While on summer break, I did a lot of recipe reading, testing and tasting. In the process, I stumbled across a handful of “one-pot pasta” recipes and had been admittedly skeptical. Overcooked, mushy pasta…not my thang. Plus, how hard is it to have one pan for sauce and a second pot for boiling water? I’m all in favor of shortcuts but at some point aren’t we just being lazy?

Well, maybe that’s just it. Maybe I needed to be in full-on “lazy mode” (a.k.a. hiding away at my parents’ house) to give this pasta cooking method a try. And when I finally did, it was an instant transformation from skeptic to believer.

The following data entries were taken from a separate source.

template <int KS>
static int launch_delta_prep(segk_ctx *ctx, const ScoreArgs &A, const int32_t *remap, const int32_t *K_dev, int64_t n_emb,
                             const HintLaunch &L, hipStream_t st, DeltaBuf *B, int *cap)
{
    *B = DeltaBuf{};
    *cap = 0;
    const int pending = ctx->delta_pending;
    ctx->delta_pending = 0;
    const bool delta_on = segk_env_int("SEGK_SCORE_DELTA", 1) != 0 && L.band && A.ids == nullptr && A.n_tiles <= 32 * SEGK_PREP_COLS;
    const void *key[6] = {A.X32, A.xrows32, A.tiles, A.means32, A.cand.k, A.cand.s};
    const int64_t key_n[5] = {A.row0, A.n, n_emb, A.K_max, A.D};
    bool state_valid = delta_on && !L.part_fresh && ctx->delta_valid && memcmp(key, ctx->delta_key, sizeof(key)) == 0 &&
                       memcmp(key_n, ctx->delta_key_n, sizeof(key_n)) == 0;
    ctx->delta_valid = 0;
    if (!delta_on) return SEGK_OK;
    const int stride_sp = segk_sp_tile_stride(A.D, 2);
    const size_t need = delta_layout(nullptr, A.n_tiles, A.K_max, A.D, A.n, stride_sp, B);
    if (ctx->delta_bytes != need) {
        ctx->delta_bytes = 0;
        if (int rc = segk_ws_realloc(ctx, &ctx->delta_buf, need, st)) return rc;
        ctx->delta_bytes = need;
        state_valid = false;
        SEGK_CHECK_HIP(hipMemsetAsync(ctx->delta_buf, 0, B->zero_bytes, st));
    }
    delta_layout((unsigned char *)ctx->delta_buf, A.n_tiles, A.K_max, A.D, A.n, stride_sp, B);
    *cap = delta_cap(L.lds);
    const int budget = delta_budget(A.n_tiles);
    const bool folded = pending == 1 && state_valid && remap == ctx->delta_pending_remap && K_dev == ctx->delta_pending_K &&
                        (const void *)st == ctx->delta_pending_stream && *cap == ctx->delta_pending_cap &&
                        budget == ctx->delta_pending_budget;
    if (!folded) {
        const DeltaPrepArgs P = delta_prep_args(ctx, *B, A.tiles, A.n_tiles, stride_sp, A.K_max, A.D, A.means32, remap, K_dev, state_valid,
                                                *cap, budget, pending != 0 && state_valid ? ctx->delta_pending_seq : -1);
        hipLaunchKernelGGL(k_delta_prep<KS>, dim3(A.n_tiles + segk_delta_prep_row_blocks(A.K_max)), dim3(SEGK_PREP_THREADS), 0, st, P);
    }
    memcpy(ctx->delta_key, key, sizeof(key));
    memcpy(ctx->delta_key_n, key_n, sizeof(key_n));
    ctx->delta_valid = 1;
    return SEGK_OK;
}

template <int KS>
static int launch_k1(segk_ctx *ctx, const ScoreArgs &A, const int32_t *remap, int64_t n_emb, const HintLaunch &L, const DeltaBuf &B,
                     int delta_cap, hipStream_t st)
{
    constexpr int TL = KS * 256 + 32;
    HintArgs H{};
    H.ximg = (const unsigned char *)A.X32;
    H.ids = A.ids; H.row0 = A.row0; H.n = A.n;
    H.K_max = A.K_max;
    H.dbg = segk_dev_env("SEGK_HINT_DBG");
#ifdef SEGK_STAMP
    H.stamp = getenv("SEGK_STAMP_PTR") ? (unsigned long long *)strtoull(getenv("SEGK_STAMP_PTR"), nullptr, 0) : nullptr;
#endif
    H.fb_w = L.fb_w; H.fb_t = L.fb_t; H.fb_cur = L.fb_cur;
    H.remap = remap;
    H.zero_cnt = ctx->defer_zero;
    ctx->defer_zero = nullptr;
    H.pre_hdr = ctx->pre_queue;
    H.k1_groups = L.k1_groups;
    H.xrows32 = A.xrows32; H.ld32 = A.ld32; H.means32 = A.means32;
    H.cand_k = A.cand.k;
    H.nxx = A.xerr + n_emb;
    H.hint_out = L.hint_out;
    H.ctl = B.ctl; H.meanchg = B.meanchg; H.snap_img = B.snap_img;
    H.full = K1Set{A.tiles + 1024, A.n_tiles, L.lds.tpr, L.lds.n_ranges, (float2 *)ctx->hint_part, L.grid};
    size_t lds = (size_t)L.lds.tpr * TL * sizeof(float) + L.lds.map_bytes;
    int grid = L.grid;
    if (B.ctl) {
        const int64_t steps = (A.n + 64 * SEGK_K1_NW - 1) / (64 * SEGK_K1_NW);
        H.delta = K1Set{B.packed, 0, delta_cap, 1, B.part, (int64_t)ctx->n_cu > steps ? (int)steps : ctx->n_cu};
        const size_t lds_d = (size_t)delta_cap * TL * sizeof(float) + L.lds.map_bytes;
        if (H.delta.grid > grid) grid = H.delta.grid;
        if (lds_d > lds) lds = lds_d;
    }
    const bool prof = segk_prof_now(ctx);
    const int slot = ctx->prof_n % SEGK_PROF_SLOTS;
#define SEGK_K1_LAUNCH(VV)                                                                                                  \
    do {                                                                                                                     \
        SEGK_CHECK_HIP(segk_dyn_lds((const void *)k_kmeans_top2_rs<KS, VV>, lds));                                           \
        if (prof) SEGK_CHECK_HIP(hipEventRecord(ctx->prof_ev[slot][0], st));                                                 \
        hipLaunchKernelGGL((k_kmeans_top2_rs<KS, VV>), dim3((unsigned)grid), dim3(128 * SEGK_K1_NW), lds, st, H);            \
    } while (0)
    switch ((16 * KS - A.D) / 4) {
        case 0: SEGK_K1_LAUNCH(0); break;
        case 1: SEGK_K1_LAUNCH(1); break;
        case 2: SEGK_K1_LAUNCH(2); break;
        default: SEGK_K1_LAUNCH(3); break;
    }
#undef SEGK_K1_LAUNCH
    if (prof) {
        SEGK_CHECK_HIP(hipEventRecord(ctx->prof_ev[slot][1], st));
        ctx->prof_rows[slot] = A.n;
        ctx->prof_kind = 5;
        ctx->prof_launches = 1;
        ctx->prof_n++;
    }
    return SEGK_OK;
}

static void launch_merge(segk_ctx *ctx, const ScoreArgs &A, const HintLaunch &L, const DeltaBuf &B, int ks, hipStream_t st)
{
    HintMergeArgs E{};
    E.part = (const float2 *)ctx->hint_part;
    E.hint_out = L.hint_out;
    E.n_ranges = L.lds.n_ranges;
    E.tiles_hdr = A.tiles;
    E.ximg = (const unsigned char *)A.X32;
    E.ctl = B.ctl;
    E.part_delta = B.part;
    E.lab_base = B.lab_base;
    E.colchg = B.colchg;
    E.meanchg = B.meanchg;
    E.lab_last = B.lab_last;
    E.stats_host = ctx->delta_host_dev;
    int64_t grid = (int64_t)ctx->n_cu;
    if (grid * SEGK_MERGE_THREADS > A.n) grid = (A.n + SEGK_MERGE_THREADS - 1) / SEGK_MERGE_THREADS;
    if (grid * SEGK_MERGE_ROWS < A.n) grid = (A.n + SEGK_MERGE_ROWS - 1) / SEGK_MERGE_ROWS;
    const int64_t per = (A.n + grid - 1) / grid;
    hipLaunchKernelGGL(k_hint_merge, dim3((unsigned)grid), dim3(SEGK_MERGE_THREADS), 0, st, A, E, ks * 16, per,
                       L.band ? ctx->pre_thr : nullptr, L.k1_groups * 64);
}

Having only one large pot to clean (nevermind the absence of a colander) was nice, I suppose, but it was the flavor that won me over.  In this recipe, which I adapted from Joy the Baker, the pasta cooks in a sweet onion broth, absorbing the flavor in a way that can’t be replicated with traditional pasta cooking methods. And mushy? Not a chance. Just follow the timing outlined below and you’ll end up with perfectly al dente pasta.

This dish is a real winner so start heating your olive oil and slicing those onions. When the bowls are licked clean and your one pot is washed and put away, let me know if you’re a believer.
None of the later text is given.